■ Exercise details:
Two lines in the data below mark the range: the one with "double* ext_sums;" and the one with "(blockIdx.x == 0)". Return both, along with every line between them, exactly.

[Collected data entries]

::::

diff --git a/rs-sync_amd/csrc/kernels/sync64.hpp b/rs-sync_amd/csrc/kernels/sync64.hpp
--- a/rs-sync_amd/csrc/kernels/sync64.hpp
+++ b/rs-sync_amd/csrc/kernels/sync64.hpp
@@ -568,9 +568,8 @@
                                p.scratch0 + blockIdx.x);
 }
 
-__global__ __launch_bounds__(1024) void motion_order_kernel(const uint32_t* __restrict__ evals, const uint32_t* __restrict__ list,
-                                                            uint32_t* __restrict__ order, uint32_t pos0, uint32_t count) {
-    __shared__ uint32_t s_bin[256];
+__device__ __forceinline__ void motion_order_block(const uint32_t* __restrict__ evals, const uint32_t* __restrict__ list,
+                                                   uint32_t* __restrict__ order, uint32_t pos0, uint32_t count, uint32_t* s_bin) {
     for (uint32_t b = threadIdx.x; b < 256; b += blockDim.x) s_bin[b] = 0;
     __syncthreads();
     for (uint32_t i = threadIdx.x; i < count; i += blockDim.x) {
@@ -593,6 +592,11 @@
         const uint32_t pos = atomicAdd(&s_bin[e < 255u ? e : 255u], 1u);
         order[pos0 + pos] = s;
     }
+}
+__global__ __launch_bounds__(1024) void motion_order_kernel(const uint32_t* __restrict__ evals, const uint32_t* __restrict__ list,
+                                                            uint32_t* __restrict__ order, uint32_t pos0, uint32_t count) {
+    __shared__ uint32_t s_bin[256];
+    motion_order_block(evals, list, order, pos0, count, s_bin);
 }
 
 struct Debug64Params {
diff --git a/rs-sync_amd/csrc/kernels/syncloop.hpp b/rs-sync_amd/csrc/kernels/syncloop.hpp
--- a/rs-sync_amd/csrc/kernels/syncloop.hpp
+++ b/rs-sync_amd/csrc/kernels/syncloop.hpp
@@ -13,6 +13,8 @@
     int nf;
     int hit_prev;
 };
+
+constexpr int kMaxOrderRanges = 6;
 
 struct SyncLoopParams {
     SyncWin* win;
@@ -35,7 +37,13 @@
     int nf_floor;
     double* ext_sums;
     int* n_active;
+    int max_launch;
     double* trace;
+    const uint32_t* mo_evals;
+    const uint32_t* mo_list;
+    uint32_t* mo_order;
+    uint32_t mo_ranges;
+    uint32_t mo_pos0[kMaxOrderRanges], mo_count[kMaxOrderRanges];
 };
 
 
@@ -114,6 +122,8 @@
 
 __global__ __launch_bounds__(64) void sync_begin_kernel(SyncLoopParams p) {
 #pragma clang fp contract(off)
+    if (blockIdx.x == 0)
+        for (int i = threadIdx.x; i < p.max_launch; i += 64) p.n_active[i] = 0;
     const uint32_t w = p.win0 + blockIdx.x * 64 + threadIdx.x;
     if (w >= p.win1) return;
     SyncWin& s = p.win[w];
@@ -232,6 +242,11 @@
 #pragma clang fp contract(off)
     __shared__ double s_tot[2 * kMaxBt];
     __shared__ double s_stage[kStageDoubles];
+    if (blockIdx.x >= p.win1 - p.win0) {
+        const uint32_t j = blockIdx.x - (p.win1 - p.win0);
+        motion_order_block(p.mo_evals, p.mo_list, p.mo_order, p.mo_pos0[j], p.mo_count[j], reinterpret_cast<uint32_t*>(s_stage));
+        return;
+    }
     const uint32_t w = blockIdx.x + p.win0;
     decision_sums(p, w, s_tot, s_stage);
     if (threadIdx.x != 0) return;
diff --git a/rs-sync_amd/csrc/rssync_kernels.hip b/rs-sync_amd/csrc/rssync_kernels.hip
--- a/rs-sync_amd/csrc/rssync_kernels.hip
+++ b/rs-sync_amd/csrc/rssync_kernels.hip
@@ -68,6 +68,7 @@
 #include "kernels/colorzoom.hpp"
 #include "kernels/infill.hpp"
 #include "kernels/colorinfill.hpp"
+#include "kernels/setup.hpp"
 
 
 struct DevBuf {
@@ -84,6 +85,8 @@
 };
 
 constexpr int kNumClasses = 6;
+static_assert(kMaxOrderRanges >= kNumClasses, "a motion launch has one range per size class");
+constexpr size_t kFlagsHead = 20;
 
 struct rship_ctx {
     int device = 0;
@@ -169,7 +172,6 @@
     uint32_t exec_last[4] = {0, 0, 0, 0};
     std::vector<uint32_t> h_frame_n;
     std::vector<uint32_t> h_sel;
-    std::vector<uint32_t> h_delays, h_delays64;
     const float* d_fd = nullptr;
     DevBuf kd64;
     const double* d_fd64 = nullptr;
@@ -186,6 +188,16 @@
     DevBuf dump, dump_ncont;
     bool dump_on = false;
     uint32_t dump_rows = 0, dump_dims[4] = {0, 0, 0, 0}, dump_ncont_n = 0;
+    struct UpSlot { void* h = nullptr; size_t cap = 0; hipEvent_t done = nullptr; bool busy = false; };
+    static constexpr int kUpSlots = 4;
+    UpSlot up_ring[kUpSlots];
+    uint32_t up_next = 0;
+    DevBuf setup_blob;
+    std::vector<uint32_t> h_res_sel;
+    bool res_single = false, sel_valid = false;
+    bool flags_clean = false;
+    std::vector<uint32_t> h_plan_idx, h_plan_chunk_off, h_plan_win_off;
+    bool plan_valid = false;
     DevBuf kd, frame_cost, best_h, costs, part, flags, stats;
     void* pinned = nullptr;
     size_t pinned_cap = 0;
@@ -236,6 +248,61 @@
     size_t want = bytes + bytes / 4 + 4096;
     RS_HIP(hipHostMalloc(&c->pinned, want, hipHostMallocDefault));
     c->pinned_cap = want;
+    return 0;
+}
+
+int ring_acquire(rship_ctx* c, size_t bytes, rship_ctx::UpSlot** out) {
+    rship_ctx::UpSlot& s = c->up_ring[c->up_next];
+    c->up_next = (c->up_next + 1) % rship_ctx::kUpSlots;
+    if (s.busy) {
+        RS_HIP(hipEventSynchronize(s.done));
+        s.busy = false;
+    }
+    if (!s.done) RS_HIP(hipEventCreateWithFlags(&s.done, hipEventDisableTiming));
+    if (bytes > s.cap) {
+        if (s.h) RS_HIP(hipHostFree(s.h));
+        s.h = nullptr;
+        s.cap = 0;
+        const size_t want = bytes + bytes / 4 + 256;
+        RS_HIP(hipHostMalloc(&s.h, want, hipHostMallocDefault));
+        s.cap = want;
+    }
+    *out = &s;
+    return 0;
+}
+int ring_upload(rship_ctx* c, rship_ctx::UpSlot* s, size_t bytes, void* dst = nullptr) {
+    if (!bytes) return 0;
+    if (!dst) {
+        if (ensure(c, c->setup_blob, bytes)) return 1;
+        dst = c->setup_blob.p;
+    }
+    RS_HIP(hipMemcpyAsync(dst, s->h, bytes, hipMemcpyHostToDevice, c->stream));
+    RS_HIP(hipEventRecord(s->done, c->stream));
+    s->busy = true;
+    return 0;
+}
+struct SetupList {
+    SetupParams p{};
+    bool overflow = false;
+    void add(uint32_t kind, void* dst, const void* src, size_t count, uint32_t value = 0) {
+        if (!count) return;
+        if (p.n_jobs == (uint32_t)kSetupMaxJobs) { overflow = true; return; }
+        SetupJob& j = p.job[p.n_jobs++];
+        j.dst = (uint32_t*)dst;
+        j.src = (const uint32_t*)src;
+        j.count = (uint32_t)count;
+        j.value = value;
+        j.kind = kind;
+    }
+};
+int launch_setup(rship_ctx* c, const SetupList& l) {
+    if (l.overflow) return set_err(c, "call set-up: too many jobs");
+    if (!l.p.n_jobs) return 0;
+    uint32_t most = 0;
+    for (uint32_t j = 0; j < l.p.n_jobs; ++j) most = std::max(most, l.p.job[j].count);
+    const uint32_t grid = std::min(kSetupMaxGrid, (most + kSetupBlock - 1) / kSetupBlock);
+    hipLaunchKernelGGL(select_setup_kernel, dim3(grid), dim3(kSetupBlock), 0, c->stream, l.p);
+    RS_HIP(hipGetLastError());
     return 0;
 }
 
@@ -712,7 +779,8 @@
 
 constexpr uint32_t kOrderMinSlots = 512;
 
-int launch_motion64(rship_ctx* c, const Motion64Params& p_in, hipStream_t st = nullptr, uint32_t slot0 = 0, uint32_t count = 0) {
+int launch_motion64(rship_ctx* c, const Motion64Params& p_in, hipStream_t st = nullptr, uint32_t slot0 = 0, uint32_t count = 0,
+                    std::vector<std::pair<uint32_t, uint32_t>>* sort_later = nullptr) {
     if (!st) st = c->stream;
     ProfScope ps(c, RSHIP_K_MOTION);
     for (const ClassRange& r : class_ranges(c, slot0, count)) {
@@ -743,6 +811,10 @@
         }
         RS_HIP(hipGetLastError());
         if (p.evals_out && p.order && c->mo_order.p && p.max_iters > 0 && !p.simple_k && cnt >= kOrderMinSlots) {
+            if (sort_later) {
+                sort_later->emplace_back(r.pos0, cnt);
+                continue;
+            }
             hipLaunchKernelGGL(motion_order_kernel, dim3(1), dim3(1024), 0, st, (const uint32_t*)p.evals_out, (const uint32_t*)c->cls_slots.p,
                                (uint32_t*)c->mo_order.p, r.pos0, cnt);
             RS_HIP(hipGetLastError());
@@ -751,25 +823,25 @@
     return 0;
 }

::::

■ Answer to this problem:
     double* ext_sums;
     int* n_active;
+    int max_launch;
     double* trace;
+    const uint32_t* mo_evals;
+    const uint32_t* mo_list;
+    uint32_t* mo_order;
+    uint32_t mo_ranges;
+    uint32_t mo_pos0[kMaxOrderRanges], mo_count[kMaxOrderRanges];
 };
 
 
@@ -114,6 +122,8 @@
 
 __global__ __launch_bounds__(64) void sync_begin_kernel(SyncLoopParams p) {
 #pragma clang fp contract(off)
+    if (blockIdx.x == 0)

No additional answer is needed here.